The concept of "chromosome" is not as new in science as it might seem at first glance. For the first time, this term was proposed to designate the intranuclear structure of a eukaryotic cell more than 130 years ago by the morphologist W. Waldeyer. Embedded in the name is the ability of the intracellular structure to stain with basic dyes.
First of all… What is chromatin?
Chromatin is a nucleoprotein complex. Namely, chromatin is a polymer that includes special chromosomal proteins, nucleosomes and DNA. Proteins can make up to 65% of the mass of a chromosome. Chromatin is a dynamic molecule and can take on a huge number of configurations.
Chromatin proteins make up a significant part of its mass and are divided into two groups:
- Histone proteins - contain basic amino acids in their composition (for example, arginine and lysine). The arrangement of histones is chaotic in the form of blocks along the entire length of the DNA molecule.
- Non-histone proteins (about 1/5 of the total number of histones) - are nuclear proteina matrix that forms a structural network in the interphase nucleus. It is she who is the basis that determines the morphology and metabolism of the nucleus.
Currently, in cytogenetics, chromatin is divided into two varieties: heterochromatin and euchromatin. The division of chromatin into two species occurred due to the ability of each species to stain with specific dyes. This is an efficient DNA imaging technique used by cytologists.
Heterochromatin
Heterochromatin is parts of a chromosome partially condensed in interphase. Functionally, heterochromatin is of no value, since it is not active, specifically in relation to transcription. But its ability to stain well is widely used in histological studies.
Structure of heterochromatin
Heterochromatin has a simple structure (see figure).
Heterochromatin is packed into globules called nucleosomes. Nucleosomes form even more dense structures and thus “interfere” with reading information from DNA. Heterochromatin is formed in the process of methylation of H3 histone at lysine 9, and is subsequently associated with protein 1 (HP1 - Heterochromatin Protein 1). Also interacts with other proteins, including H3K9-methyltransferases. Such a large number of protein interactions with each other is a condition for maintaining heterochromatin and its distribution. The primary structure of DNA does not affect the formation of heterochromatin.
Heterochromatin is not only separate parts, but also whole chromosomes, which remain in a condensed state throughout the entire cell cycle. They are in the S-phase and are subject to replication. Scientists believe that heterochromatin regions do not carry the genes that encode the protein, or the number of such genes is very small. Instead of such genes, the nucleotide sequences of heterochromatin mostly consist of simple repeats.
Types of heterochromatin
Heterochromatin is of two types: facultative and structural.

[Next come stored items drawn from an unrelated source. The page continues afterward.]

@@ -374,6 +425,48 @@
         a.out_w[3 * r + 2] = w.z;
     }
 }
+
+template <int MODE, class Pol>
+__device__ inline void write_direct(const TriRec* __restrict__ tris, size_t r, const D3& q, const Pol& pol,
+                                    uint32_t* out_face, uint32_t* out_part, double* out_pt, double* out_w) {
+    D3 ta, tb, tc, o = D3{NAN, NAN, NAN}, w = D3{NAN, NAN, NAN};
+    uint32_t face = MSH_NO_FACE;
+    int part = 0;
+    if (pol.best_leaf >= 0) {
+        load_tri(tris, pol.best_leaf, ta, tb, tc, face);
+        closest_on_triangle(q, ta, tb, tc, o, part);
+        if (MODE == 3) w = heidrich_bary(o, ta, tb, tc);
+    }
+    out_face[r] = face;
+    if (MODE == 0 && out_part) out_part[r] = (uint32_t)part;
+    out_pt[3 * r] = o.x;
+    out_pt[3 * r + 1] = o.y;
+    out_pt[3 * r + 2] = o.z;
+    if (MODE == 3) {
+        out_w[3 * r] = w.x;
+        out_w[3 * r + 1] = w.y;
+        out_w[3 * r + 2] = w.z;
+    }
+}
+
+static_assert(std::is_standard_layout<KnnArgs>::value && std::is_trivially_copyable<KnnArgs>::value &&
+                  alignof(KnnArgs) <= 8,
+              "cold_arg reads KnnArgs fields at their offsetof from the start of the kernarg segment");
+template <class T>
+__device__ inline T cold_arg(size_t off) {
+    typedef __attribute__((address_space(4))) const char* KP;
+    KP p = (KP)__builtin_amdgcn_kernarg_segment_ptr();
+    asm volatile("" : "+s"(p));
+    return *(__attribute__((address_space(4))) const T*)(p + off);
+}
+#ifndef MSH_LEAN_COLD
+#define MSH_LEAN_COLD 1
+#endif
+#if MSH_LEAN_COLD
+#define MSH_COLD_ARG(f) cold_arg<decltype(KnnArgs::f)>(offsetof(KnnArgs, f))
+#else
+#define MSH_COLD_ARG(f) (a.f)
+#endif
 
 template <int MODE>
 struct PolOf { using T = TriPol; };
@@ -480,6 +573,19 @@
 #define MSH_TILE_PF 1
 #endif
 
+#ifndef MSH_KNN_LEAN
+#define MSH_KNN_LEAN 1
+#endif
+#ifndef MSH_LIST_RESERVE
+#define MSH_LIST_RESERVE 0
+#endif
+#ifndef MSH_LEAN_STEP
+#define MSH_LEAN_STEP 1
+#endif
+#ifndef MSH_LEAN_STATE
+#define MSH_LEAN_STATE 1
+#endif
+
 constexpr unsigned kRing = 256;
 constexpr size_t kListMaxLeaves = (size_t)1 << 26;
 constexpr size_t kLeadMinLeaves = 4096;
@@ -528,12 +634,39 @@
     }
     return w.pop(pol, lds, spill);
 }
-
-template <int MODE, bool STATS, bool LIST, bool PF>
+static_assert(kCutK <= kStack, "a cut record's entries fit the LDS stack");
+template <class Pol, class W>
+__device__ inline bool cut_start_narrow(const uint32_t* __restrict__ cut, size_t cell, const Pol& pol, W& w,
+                                        uint32_t* __restrict__ lds) {
+    const uint4* c = reinterpret_cast<const uint4*>(cut + cell * 8);
+    const uint4 e0 = c[0], e1 = c[1];
+    const uint32_t e[kCutK] = {e0.y, e0.z, e0.w, e1.x, e1.y, e1.z, e1.w};
+#pragma unroll
+    for (int j = kCutK - 1; j >= 0; --j)
+        if ((int)e[j] >= 0) {
+            lds[w.sp * kBlock] = Ent4::make((uint32_t)Ent4::ref(e[j]), e[j] & 0xFFE00000u);
+            ++w.sp;
+        }
+    while (w.sp > 0) {
+        --w.sp;
+        const uint32_t t = lds[w.sp * kBlock];
+        if (Ent4::bound(t) <= pol.limf) {
+            w.node = Ent4::ref(t);
+            return true;
+        }
+    }
+    return false;
+}
+
+template <int MODE, bool STATS, bool LIST, bool PF, bool LEAN = false>
 __global__ __launch_bounds__(kBlock) MSH_KNN_ATTR void k_knn(KnnArgs a) {
     constexpr bool kCompact = MODE == 0 || MODE == 3;
     constexpr bool kList = (MODE == 0 || MODE == 3) && LIST;
     constexpr bool kPF = kList && PF;
+    constexpr bool kLean = LEAN;
+    constexpr bool kLeanStep = LEAN && MSH_LEAN_STEP;
+    constexpr bool kLeanState = LEAN && MSH_LEAN_STATE;
+    static_assert(!LEAN || (kPF && !STATS), "the lean kernel is a list-path, prefetching, uninstrumented one");
     typedef typename std::conditional<kPF, Ent4, Ent8>::type E;
     __shared__ typename E::T stk[kStack * kBlock];
     __shared__ float4 nbuf[kPF ? 4 * kBlock : 1];
@@ -547,7 +680,7 @@
     const uint32_t wsl = (uint32_t)(size_t)(__attribute__((address_space(3))) float4*)(nbuf + (kPF ? wv_u * 256 : 0));
     const float4* nb = nbuf + (kPF ? (tid >> 6) * 256 + lane : 0);
     uint2* ent = lent + (kCompact ? (tid >> 6) * 64 * kLeafQ : 0);
-    uint2* spill = a.spill ? a.spill + (size_t)blockIdx.x * kBlock * (size_t)a.spill_depth + tid : nullptr;
+    uint2* spill = (!kLeanStep && a.spill) ? a.spill + (size_t)blockIdx.x * kBlock * (size_t)a.spill_depth + tid : nullptr;
     const unsigned group = blockIdx.x & 7u;
     unsigned long long u_trav_it = 0, u_trav_lanes = 0, u_leaf_it = 0, u_leaf_lanes = 0;
     unsigned n_nodes = 0, n_leaves = 0;
@@ -568,24 +701,39 @@
         if (tile >= a.ntiles) break;
         const size_t k = (size_t)tile * 64 + lane;
         size_t i = 0;
-        bool live = k < a.nunits;
+        bool live = k < (kLean ? a.S : a.nunits);
         if (live) {
-            i = slot_of(a, k);
+            i = kLean ? k : slot_of(a, k);
             live = i < a.S;
         }
         const D3 q = live ? load_q(a, i) : D3{0.0, 0.0, 0.0};
 #if MSH_TILE_PF
         if (lane == 0) nxt = glo < ghi ? atomicAdd(&a.counters[group * 32], 1u) : ~0u;
 #endif
-        if (live && a.inv_w && !a.direct) a.inv_w[a.qperm[i]] = (uint32_t)i;
+        if constexpr (!kLean)
+            if (live && a.inv_w && !a.direct) a.inv_w[a.qperm[i]] = (uint32_t)i;
         auto pol = make_pol<MODE>(a, i, q);
         const bool fin = live && finite3(q);
+        auto lean_write = [&]() {
+            if constexpr (kLean)
+                write_direct<MODE>(static_cast<const TriRec*>(a.leaves), (size_t)MSH_COLD_ARG(perm)[i], q, pol,
+                                   MSH_COLD_ARG(out_face), MSH_COLD_ARG(out_part), MSH_COLD_ARG(out_pt),
+                                   MSH_COLD_ARG(out_w));
+        };
         if (live && !fin) {
-            if (!STATS || a.res) write_result<MODE>(a, i, q, pol);
+            if constexpr (kLean)
+                lean_write();
+            else if (!STATS || a.res)
+                write_result<MODE>(a, i, q, pol);
         }
         int hint_leaf = -1;
         const size_t cell = kList && fin ? cut_cell(a, q) : kNoCell;
-        if constexpr (MODE == 0 || MODE == 3) {
+        if constexpr (kLean) {
+            if (cell != kNoCell) {
+                const int lf = (int)a.cut[cell * 8];
+                if (lf >= 0) pol.test(lf);
+            }
+        } else if constexpr (MODE == 0 || MODE == 3) {
             if (kList && a.cut && cell != kNoCell && a.phase != 2) {
                 const int lf = (int)cut_rec(a, cell)[0];
                 if (STATS) hint_leaf = lf;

- Facultative heterochromatin is chromatin that is formed during the formation of a helix of one of the two chromosomes of the same species, it is not always heterochromatic, but at times. It contains genes with hereditary information. It is read when it enters the euchromatic state. The condensed state for facultative heterochromatin is a temporary phenomenon. This is its main difference from the structural one. An example of facultative heterochromatin is the body of chromatin, which determines the female gender. Since such a structure consists of two homologous X-chromosomes of somatic cells, one of them can just form facultative heterochromatin.
- Structural heterochromatin is a structure formed by a highly coiled state. It persists throughout the cycle. As mentioned above, the condensed state for structural heterochromatin is a constant phenomenon, in contrast to an optional one. Structural heterochromatin is also calledconstitutive, it is well detected by C-color. It is located away from the nucleus and occupies the centromeric regions, but is sometimes localized in other regions of the chromosome. Often, during interphase, aggregation of various sections of structural heterochromatin can occur, resulting in the formation of chromocenters. In this type of heterochromatin, there is no transcription property, that is, there are no structural genes. The role of such a segment of the chromosome is not entirely clear until now, so scientists tend to only support the function.
Euchromatin
Euchromatin are parts of chromosomes that are decondensed in interphase. Such a locus is a loose, but at the same time a small compact structure.
Functional features of euchromatin
This type of chromatin is working and functionally active. It does not have the property of staining and is not determined by histological studies. In the phase of mitosis, almost all euchromatin condenses and becomes an integral part of the chromosome. Synthetic functions during this period, the chromosomes do not perform. Therefore, cellular chromosomes can be in two functional and structural states:
- Active or working state. At this time, the chromosomes are almost completely or completely decondensed. They are involved in the process of transcription and reduplication. All of these processes occur directly in the cell nucleus.
- Inactive state of metabolic dormancy (non-working). In this state, the chromosomesare condensed to the maximum and serve as a transport for the transfer of genetic material to daughter cells. In this state, the genetic material is also distributed.
In the final phase of mitosis, despiralization occurs and weakly colored structures in the form of threads containing transcribed genes are formed.
The structure of each chromosome has its own, unique, variant of the location of chromatin: euchromatin and heterochromatin. This feature of the cells allows cytogeneticists to identify individual chromosomes.